Die Daten sehen ungefähr so aus







danke!

dmike


----------



## Marco13 (29. Dez 2009)

Ja


----------



## dmike (31. Dez 2009)

Die Punkte liegen ja in Polarkoordinaten vor. Muss ich dann wissen wie man einen Tesselator schreibt ?


----------



## Marco13 (31. Dez 2009)

Eigentlich sollte die Antwort ein Wink mit dem Zaunpfahl sein....

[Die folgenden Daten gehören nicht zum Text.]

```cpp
template <bool F16>
__global__ void avgpool7_x3_kernel(const bf16_t* __restrict__ in, long long plane, float* __restrict__ out, int n, int H, int W, int C,
                                   unsigned* __restrict__ nonfinite) {
    const int idx = blockIdx.x * blockDim.x + threadIdx.x;
    if (idx >= n * C) return;
    const int c = idx % C, img = idx / C;
    float acc = 0.f;
    for (int h = 0; h < 7; ++h)
        for (int w = 0; w < 7; ++w) {
            const size_t o = (((size_t)img * H + h) * W + w) * C + c;
            acc += X3Fmt<F16>::one(in[o]) + X3Fmt<F16>::one(in[plane + o]);
        }
    out[idx] = acc / 49.0f;
    if (nonfinite && !(fabsf(acc) <= 3.0e38f)) atomicOr(nonfinite, 1u);
}

template <int MODE>
__global__ __launch_bounds__(256) void tap_copy_kernel(const void* __restrict__ src, long long plane, float* __restrict__ dst, size_t groups) {
    for (size_t g = (size_t)blockIdx.x * blockDim.x + threadIdx.x; g < groups; g += (size_t)gridDim.x * blockDim.x) {
        float v[8];
        if constexpr (MODE == 0) {
            const f32x4 a = *reinterpret_cast<const f32x4*>((const float*)src + g * 8), c = *reinterpret_cast<const f32x4*>((const float*)src + g * 8 + 4);
#pragma unroll
            for (int e = 0; e < 4; ++e) { v[e] = a[e]; v[4 + e] = c[e]; }
        } else if constexpr (MODE == 1) {
            const u32x4 t = *reinterpret_cast<const u32x4*>((const bf16_t*)src + g * 8);
#pragma unroll
            for (int e = 0; e < 4; ++e) { v[2 * e] = __uint_as_float(t[e] << 16); v[2 * e + 1] = __uint_as_float(t[e] & 0xffff0000u); }
        } else {
            const uint16_t* h = (const uint16_t*)src + g * 8;
            const u32x4 hi = *reinterpret_cast<const u32x4*>(h), lo = *reinterpret_cast<const u32x4*>(h + plane);
            const uint16_t* hs = reinterpret_cast<const uint16_t*>(&hi);
            const uint16_t* ls = reinterpret_cast<const uint16_t*>(&lo);
#pragma unroll
            for (int e = 0; e < 8; ++e) v[e] = X3Fmt<MODE == 3>::one(hs[e]) + X3Fmt<MODE == 3>::one(ls[e]);
        }
        *reinterpret_cast<f32x4*>(dst + g * 8) = f32x4{v[0], v[1], v[2], v[3]};
        *reinterpret_cast<f32x4*>(dst + g * 8 + 4) = f32x4{v[4], v[5], v[6], v[7]};
    }
}

struct RnTaps { float* out; const int64_t* off; };

struct ConvSpec { int cin, cout, k, stride, pad; };

void build_specs(ConvSpec* specs) {
    int i = 0;
// ... 133 lines not shown
    SQ_REQUIRE(dtype == SQ_F32 || dtype == SQ_BF16 || dtype == SQ_BF16X3 || dtype == SQ_F16X3, "resnet50: dtype %d", dtype);
    SQ_REQUIRE(weights && bias && features && workspace, "resnet50: null pointer");
    SQ_REQUIRE((patches_u8 != nullptr) != (patches_f32_nchw != nullptr), "resnet50: give exactly one of patches_u8 / patches_f32_nchw");
    if (hw_rule) {
        SQ_REQUIRE(n >= 1 && rn_hw_admitted(H0, W0),
                   "resnet50_hw: n=%d, patch %d x %d; height and width must each lie in [%d, %d] -- the sizes whose final map is 7..13 per axis, "
                   "so that AvgPool2d(7) yields one window and 2048 features (above: the reference returns more; below: it fails)",
                   n, H0, W0, SQ_RESNET50_HW_MIN, SQ_RESNET50_HW_MAX);
    } else {
        SQ_REQUIRE(n >= 1 && H0 >= 224 && H0 % 32 == 0, "resnet50: n=%d patch_size=%d (need a multiple of 32, >= 224)", n, H0);
    }
    sq_resnet50_layout lay;
    sq_resnet50_layout_init(&lay);
    RnBufs b;
    rn_bufs(dtype, n, H0, W0, (char*)workspace, &b);
    if (b.bytes > workspace_bytes) {
        sq_set_error("resnet50: workspace %zu < required %zu", workspace_bytes, b.bytes);
        return SQ_ERR_WORKSPACE;
    }
    const bool x3 = dtype == SQ_BF16X3 || dtype == SQ_F16X3;
    const bool f16 = dtype == SQ_F16X3;
    const float* colscale = x3 ? bias + lay.b_total : nullptr;
    const size_t es = x3 ? 2 : sq_dtype_size(dtype);
    const bool lp = dtype == SQ_BF16;
    auto W = [&](const sq_conv_desc& d) { return (const void*)((const char*)weights + (size_t)d.w_off * es); };
    const size_t w_bytes_total = (size_t)lay.w_total * es;
    const int OH1 = (H0 + 1) / 2, OW1 = (W0 + 1) / 2;
    const size_t act_cap = (size_t)n * rn_act_elems(H0, W0) * es;
    const long long act_plane = (long long)n * (long long)rn_act_elems(H0, W0);
    SQ_REQUIRE(act_cap < (1ull << 31) && (lp || x3 || (size_t)n * OH1 * OW1 * CONV1_KP * es < (1ull << 31)),
               "resnet50: sub-batch of %d patches exceeds the 2 GiB buffer-descriptor limit (bf16 and the split modes: <= 1300 patches of 224, fp32: <= 280)", n);

    auto conv = [&](const sq_conv_desc& d, const void* in, int H, int Wd, void* out, int OH, int OW, const void* res, int act,
                    const sq_conv_desc* dd = nullptr, const void* din = nullptr, int dH = 0, int dW = 0) -> int {
        GemmArgs g;
        g.M = n * OH * OW; g.N = d.cout; g.K = d.k_padded;
        g.A = in;
        if (d.k == 1 && d.stride == 1) {
            g.lda = d.cin; g.a_bytes = (size_t)g.M * d.cin * es;
        } else {
            g.conv = 1; g.H = H; g.W = Wd; g.Cin = d.cin; g.OH = OH; g.OW = OW; g.KW = d.k; g.stride = d.stride; g.pad = d.pad;
            g.a_bytes = (size_t)n * H * Wd * d.cin * es;
        }
        g.B = W(d); g.ldb = d.k_padded; g.b_bytes = w_bytes_total - (size_t)d.w_off * es;
        g.bias = bias + d.b_off;
        g.res = res; g.ldres = d.cout; g.res_dtype = dtype;
        g.act = act;
        g.C = out; g.ldc = d.cout; g.out_dtype = dtype;
        if (x3) {
            g.plA = act_plane; g.plC = act_plane; g.plRes = act_plane; g.plB = lay.w_total;
            g.x3_f16 = f16; g.colscale = colscale + d.b_off;
            g.b_tiled = 1;
            if (dd) {
                g.A2 = din; g.plA2 = act_plane; g.lda2 = dd->cin; g.a2_bytes = (size_t)n * dH * dW * dd->cin * es;
                g.B2 = W(*dd); g.ldb2 = dd->k_padded; g.b2_bytes = w_bytes_total - (size_t)dd->w_off * es; g.K2 = dd->k_padded;
                g.bias2 = bias + dd->b_off; g.colscale2 = colscale + dd->b_off;
                g.dH = dH; g.dW = dW; g.dOH = OH; g.dOW = OW; g.dstride = dd->stride;
            }
            return sq_launch_gemm_x3(g, st);
        }
        return sq_launch_gemm(g, dtype, st);
    };
#define RUN(expr) do { if (int _e = (expr)) return _e; } while (0)
    auto tap = [&](int idx, const void* src) -> int {
        if (!taps) return SQ_OK;
        const size_t groups = (size_t)(taps->off[idx + 1] - taps->off[idx]) / 8;
        float* dst = taps->out + taps->off[idx];
        size_t nb = (groups + 255) / 256; if (nb > 65535) nb = 65535;
        if (f16) hipLaunchKernelGGL(tap_copy_kernel<3>, dim3((int)nb), dim3(256), 0, st, src, act_plane, dst, groups);
        else if (x3) hipLaunchKernelGGL(tap_copy_kernel<2>, dim3((int)nb), dim3(256), 0, st, src, act_plane, dst, groups);
        else if (lp) hipLaunchKernelGGL(tap_copy_kernel<1>, dim3((int)nb), dim3(256), 0, st, src, act_plane, dst, groups);
        else hipLaunchKernelGGL(tap_copy_kernel<0>, dim3((int)nb), dim3(256), 0, st, src, act_plane, dst, groups);
        SQ_LAUNCH_CHECK();
        return SQ_OK;
    };

    int H = (OH1 + 1) / 2, Wd = (OW1 + 1) / 2;
    bool stem_t1 = false;
    if (lp) {
        const sq_conv_desc& d = lay.conv[0];
        RUN(sq_launch_conv1_pool_bf16(patches_u8, patches_f32_nchw, (const bf16_t*)W(d), bias + d.b_off, (bf16_t*)b.act[1], n, H0, W0, st));
    } else if (x3) {
        const sq_conv_desc& d = lay.conv[0];
        const sq_conv_desc& r1 = lay.conv[1];
        stem_t1 = r1.k == 1 && r1.stride == 1 && r1.cin == 64 && r1.cout == 64 && !sq_env_flag("SQ_RESNET_NO_STEM_REDUCE");
        RUN(sq_launch_conv1_pool_x3(f16, patches_u8, patches_f32_nchw, (const uint16_t*)W(d), lay.w_total, bias + d.b_off, colscale + d.b_off,
                                    (uint16_t*)b.act[1], act_plane, n, H0, W0, st,
                                    stem_t1 ? (const uint16_t*)W(r1) : nullptr, 1, stem_t1 ? bias + r1.b_off : nullptr,
                                    stem_t1 ? colscale + r1.b_off : nullptr, stem_t1 ? (uint16_t*)b.act[2] : nullptr));
    } else {
        {
            const size_t work = (size_t)n * OH1 * OW1 * (CONV1_KP / 8);
            size_t nb = (work + 255) / 256; if (nb > 65535) nb = 65535;
            hipLaunchKernelGGL(im2col_conv1_kernel<float>, dim3((int)nb), dim3(256), 0, st, patches_u8, patches_f32_nchw, (float*)b.col, n, H0, W0, OH1, OW1);
            SQ_LAUNCH_CHECK();
            GemmArgs g;
            const sq_conv_desc& d = lay.conv[0];
            g.M = n * OH1 * OW1; g.N = 64; g.K = CONV1_KP;
            g.A = b.col; g.lda = CONV1_KP; g.a_bytes = (size_t)g.M * CONV1_KP * es;
            g.B = W(d); g.ldb = CONV1_KP; g.b_bytes = w_bytes_total;
            g.bias = bias + d.b_off; g.act = SQ_ACT_RELU;
            g.C = b.act[0]; g.ldc = 64; g.out_dtype = dtype;
            RUN(sq_launch_gemm(g, dtype, st));
        }
        {
            const size_t work = (size_t)n * H * Wd * 64 / (16 / es);
            size_t nb = (work + 255) / 256; if (nb > 65535) nb = 65535;
            hipLaunchKernelGGL(maxpool3x3s2_kernel<float>, dim3((int)nb), dim3(256), 0, st, (const float*)b.act[0], (float*)b.act[1], n, OH1, OW1, H, Wd, 64);
            SQ_LAUNCH_CHECK();
        }
    }
    const bool fuse56 = lp && !sq_env_flag("SQ_RESNET_NO_FUSE") && (128 + 2 * Wd + 2) * 128 <= 32768;
    const bool fuse_chain = lp && !sq_env_flag("SQ_RESNET_NO_FUSE") && !sq_env_flag("SQ_RESNET_NO_CHAIN");
    const bool fuse_chain256 = fuse_chain;
    int xi = 1, ci = 1, t1i = stem_t1 ? 2 : -1;
    const int blocks[4] = {3, 4, 6, 3};
    int blk = 0;
    for (int li = 0; li < 4; ++li)
        for (int bk = 0; bk < blocks[li]; ++bk, ++blk) {
            int free_[4], nf = 0;
            for (int i = 0; i < 5; ++i) if (i != xi && i != t1i) free_[nf++] = i;
            void* x = b.act[xi];
            const int t1_idx = t1i >= 0 ? t1i : free_[--nf];
            void* t1 = b.act[t1_idx];
            const sq_conv_desc& c1 = lay.conv[ci]; const sq_conv_desc& c2 = lay.conv[ci + 1]; const sq_conv_desc& c3 = lay.conv[ci + 2];
            const bool has_ds = bk == 0;
            const int OH = (H - 1) / c2.stride + 1, OW = (Wd - 1) / c2.stride + 1;
            RUN(tap(2 * blk, x));
            if (t1i < 0) RUN(conv(c1, x, H, Wd, t1, H, Wd, nullptr, SQ_ACT_RELU));
            RUN(tap(2 * blk + 1, t1));
            const int cnext = ci + (has_ds ? 4 : 3);
            if (fuse56 && li == 0) {
                void* y = b.act[free_[1]]; void* t1n = b.act[free_[2]];
                const sq_conv_desc& n1 = lay.conv[cnext];
                const sq_conv_desc& dsd = lay.conv[ci + 3];
                auto rest = [&](const sq_conv_desc& d) { return w_bytes_total - (size_t)d.w_off * es; };
                RUN(sq_launch_bottleneck_tail_c64((const bf16_t*)t1, has_ds ? nullptr : (const bf16_t*)x, (bf16_t*)y, (bf16_t*)t1n, n1.cout,
                                                  (const bf16_t*)W(c2), (const bf16_t*)W(c3), (const bf16_t*)W(n1), rest(c2), rest(c3), rest(n1),
                                                  bias + c2.b_off, bias + c3.b_off, bias + n1.b_off,
                                                  has_ds ? (const bf16_t*)x : nullptr, has_ds ? (const bf16_t*)W(dsd) : nullptr,
                                                  has_ds ? rest(dsd) : 0, has_ds ? bias + dsd.b_off : nullptr, n, H, Wd, st));
                xi = free_[1];
                t1i = free_[2];
                ci = cnext;
                continue;
            }
            void* t2 = b.act[free_[0]]; void* ds = b.act[free_[1]]; void* y = b.act[free_[2]];
            const bool x3_chain = x3 && !sq_env_flag("SQ_RESNET_NO_CHAIN") && c3.cin == 64 && c3.cout == 256 && c2.stride == 1 &&
                cnext < SQ_RESNET50_CONVS && lay.conv[cnext].k == 1 && lay.conv[cnext].stride == 1 && lay.conv[cnext].cin == 256 &&
                (lay.conv[cnext].cout == 64 || lay.conv[cnext].cout == 128) &&
// ... 36 lines not shown
            const void* identity = x;
            const bool x3_dual = x3 && has_ds && lay.conv[ci + 3].k == 1 && c3.k == 1 && c3.cout % 128 == 0 && !sq_env_flag("SQ_RESNET_NO_DUAL");
            if (has_ds && !x3_dual) {
                RUN(conv(lay.conv[ci + 3], x, H, Wd, ds, OH, OW, nullptr, SQ_ACT_NONE));
                identity = ds;
            }
            if (fuse_chain && c3.cin == 128 && c3.cout == 512 && cnext < SQ_RESNET50_CONVS && lay.conv[cnext].k == 1 &&
                lay.conv[cnext].cin == 512 && (lay.conv[cnext].cout == 128 || lay.conv[cnext].cout == 256)) {
                const sq_conv_desc& n1 = lay.conv[cnext];
                auto rest = [&](const sq_conv_desc& d) { return w_bytes_total - (size_t)d.w_off * es; };
                RUN(sq_launch_bottleneck_chain_c128((const bf16_t*)t2, (const bf16_t*)identity, (bf16_t*)y, (bf16_t*)t1, n1.cout,
                                                    (const bf16_t*)W(c3), (const bf16_t*)W(n1), rest(c3), rest(n1), bias + c3.b_off,
                                                    bias + n1.b_off, (long long)n * OH * OW, st));
                ci = cnext;
                xi = free_[2];
                t1i = t1_idx;
                H = OH; Wd = OW;
                continue;
            }
            if (fuse_chain256 && c3.cin == 256 && c3.cout == 1024 && cnext < SQ_RESNET50_CONVS && lay.conv[cnext].k == 1 &&
                lay.conv[cnext].cin == 1024 && lay.conv[cnext].cout == 256) {
                const sq_conv_desc& n1 = lay.conv[cnext];
                auto rest = [&](const sq_conv_desc& d) { return w_bytes_total - (size_t)d.w_off * es; };
                RUN(sq_launch_bottleneck_chain_c256((const bf16_t*)t2, (const bf16_t*)identity, (bf16_t*)y, (bf16_t*)t1,
                                                    (const bf16_t*)W(c3), (const bf16_t*)W(n1), rest(c3), rest(n1), bias + c3.b_off,
                                                    bias + n1.b_off, (long long)n * OH * OW, st));
                ci = cnext;
                xi = free_[2];
                t1i = t1_idx;
                H = OH; Wd = OW;
                continue;
            }
            if (x3_dual) RUN(conv(c3, t2, OH, OW, y, OH, OW, nullptr, SQ_ACT_RELU, &lay.conv[ci + 3], x, H, Wd));
            else RUN(conv(c3, t2, OH, OW, y, OH, OW, identity, SQ_ACT_RELU));
            ci = cnext;
            xi = free_[2];
            t1i = -1;
            H = OH; Wd = OW;
        }
    RUN(tap(2 * blk, b.act[xi]));
    {
        const int total = n * 2048;
        if (f16) hipLaunchKernelGGL(avgpool7_x3_kernel<true>, dim3((total + 255) / 256), dim3(256), 0, st, (const bf16_t*)b.act[xi], act_plane, features, n, H, Wd, 2048, nonfinite_flag);
        else if (x3) hipLaunchKernelGGL(avgpool7_x3_kernel<false>, dim3((total + 255) / 256), dim3(256), 0, st, (const bf16_t*)b.act[xi], act_plane, features, n, H, Wd, 2048, nonfinite_flag);
        else if (lp) hipLaunchKernelGGL(avgpool7_kernel<bf16_t>, dim3((total + 255) / 256), dim3(256), 0, st, (const bf16_t*)b.act[xi], features, n, H, Wd, 2048);
        else hipLaunchKernelGGL(avgpool7_kernel<float>, dim3((total + 255) / 256), dim3(256), 0, st, (const float*)b.act[xi], features, n, H, Wd, 2048);
        SQ_LAUNCH_CHECK();
    }
#undef RUN
    (void)act_cap;
    return SQ_OK;
}
```

### sequoia-pub_amd/csrc/x3_fmt.h

```cpp
#pragma once
#include "cdna_prims.h"

typedef _Float16 f16x8 __attribute__((ext_vector_type(8)));
typedef _Float16 f16x2 __attribute__((ext_vector_type(2)));

template <bool F16> struct X3Fmt;

template <> struct X3Fmt<false> {
    static __device__ __forceinline__ uint32_t pack2(float a, float b) { return pack_bf16x2(a, b); }
    static __device__ __forceinline__ float lo_f(uint32_t u) { return __uint_as_float(u << 16); }
    static __device__ __forceinline__ float hi_f(uint32_t u) { return __uint_as_float(u & 0xffff0000u); }
    static __device__ __forceinline__ float one(uint16_t h) { return __uint_as_float(((uint32_t)h) << 16); }
    static __device__ __forceinline__ float sum_lo(uint32_t h, uint32_t l) { return lo_f(h) + lo_f(l); }
    static __device__ __forceinline__ float sum_hi(uint32_t h, uint32_t l) { return hi_f(h) + hi_f(l); }
    static __device__ __forceinline__ uint32_t rest2(float a, float b, uint32_t h) { return pack2(a - lo_f(h), b - hi_f(h)); }
    static __device__ __forceinline__ void mma(const u32x4& a, const u32x4& b, f32x16& acc) { acc = mfma_bf16(a, b, acc); }
};
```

Aber gut: Einen Tesselator braucht man wohl nicht notwendigerweise. Wenn du einfach eine Fläche haben willst, die entsteht, wenn man das Bild um die y-Achse rotiert, könnte man diese Fläche wohl einfach als "irgendeinen" GeometryArray erstellen...


----------



## Steev (31. Dez 2009)

Ich weis nicht, ob dir das hier weiterhilft, da du ja java3D geschrieben hast.
Aber wenn es darum geht, einen Graphen 3D anzuzeigen, so kann man dies auch mithilfe von java2d recht einfach machen. Falls der Graph dann beliebig um die verschiedenen Achsen rotiert werden soll, scheidet java2d natürlich wieder aus, aber für eine einfache Darstellung kann man es schon gebrauchen.

Gruß
Steev


----------



## dmike (2. Jan 2010)

Marco13 hat gesagt.:


> Eigentlich sollte die Antwort ein Wink mit dem Zaunpfahl sein....
> 
> Aber gut: Einen Tesselator braucht man wohl nicht notwendigerweise. Wenn du einfach eine Fläche haben willst, die entsteht, wenn man das Bild um die y-Achse rotiert, könnte man diese Fläche wohl einfach als "irgendeinen" GeometryArray erstellen...



Gibt es da irgendwie Beispielcode zu. Weil von 3D programmierung hab leider keine Ahnung. Aber ich kann mich da reinlesen.



Steev hat gesagt.:


> Ich weis nicht, ob dir das hier weiterhilft, da du ja java3D geschrieben hast.
> Aber wenn es darum geht, einen Graphen 3D anzuzeigen, so kann man dies auch mithilfe von java2d recht einfach machen. Falls der Graph dann beliebig um die verschiedenen Achsen rotiert werden soll, scheidet java2d natürlich wieder aus, aber für eine einfache Darstellung kann man es schon gebrauchen.
> 
> Gruß
> Steev


Rotieren sollte man den Graphen schon, weil ich nicht vorher weiß welche Perspektive am besten geeignet ist um auch etwas erkennen zu können. Das Ganze soll über ne GUI nämlich auch noch parametrisierbar sein, womit dann ein neuer Graph angezeigt wird.


----------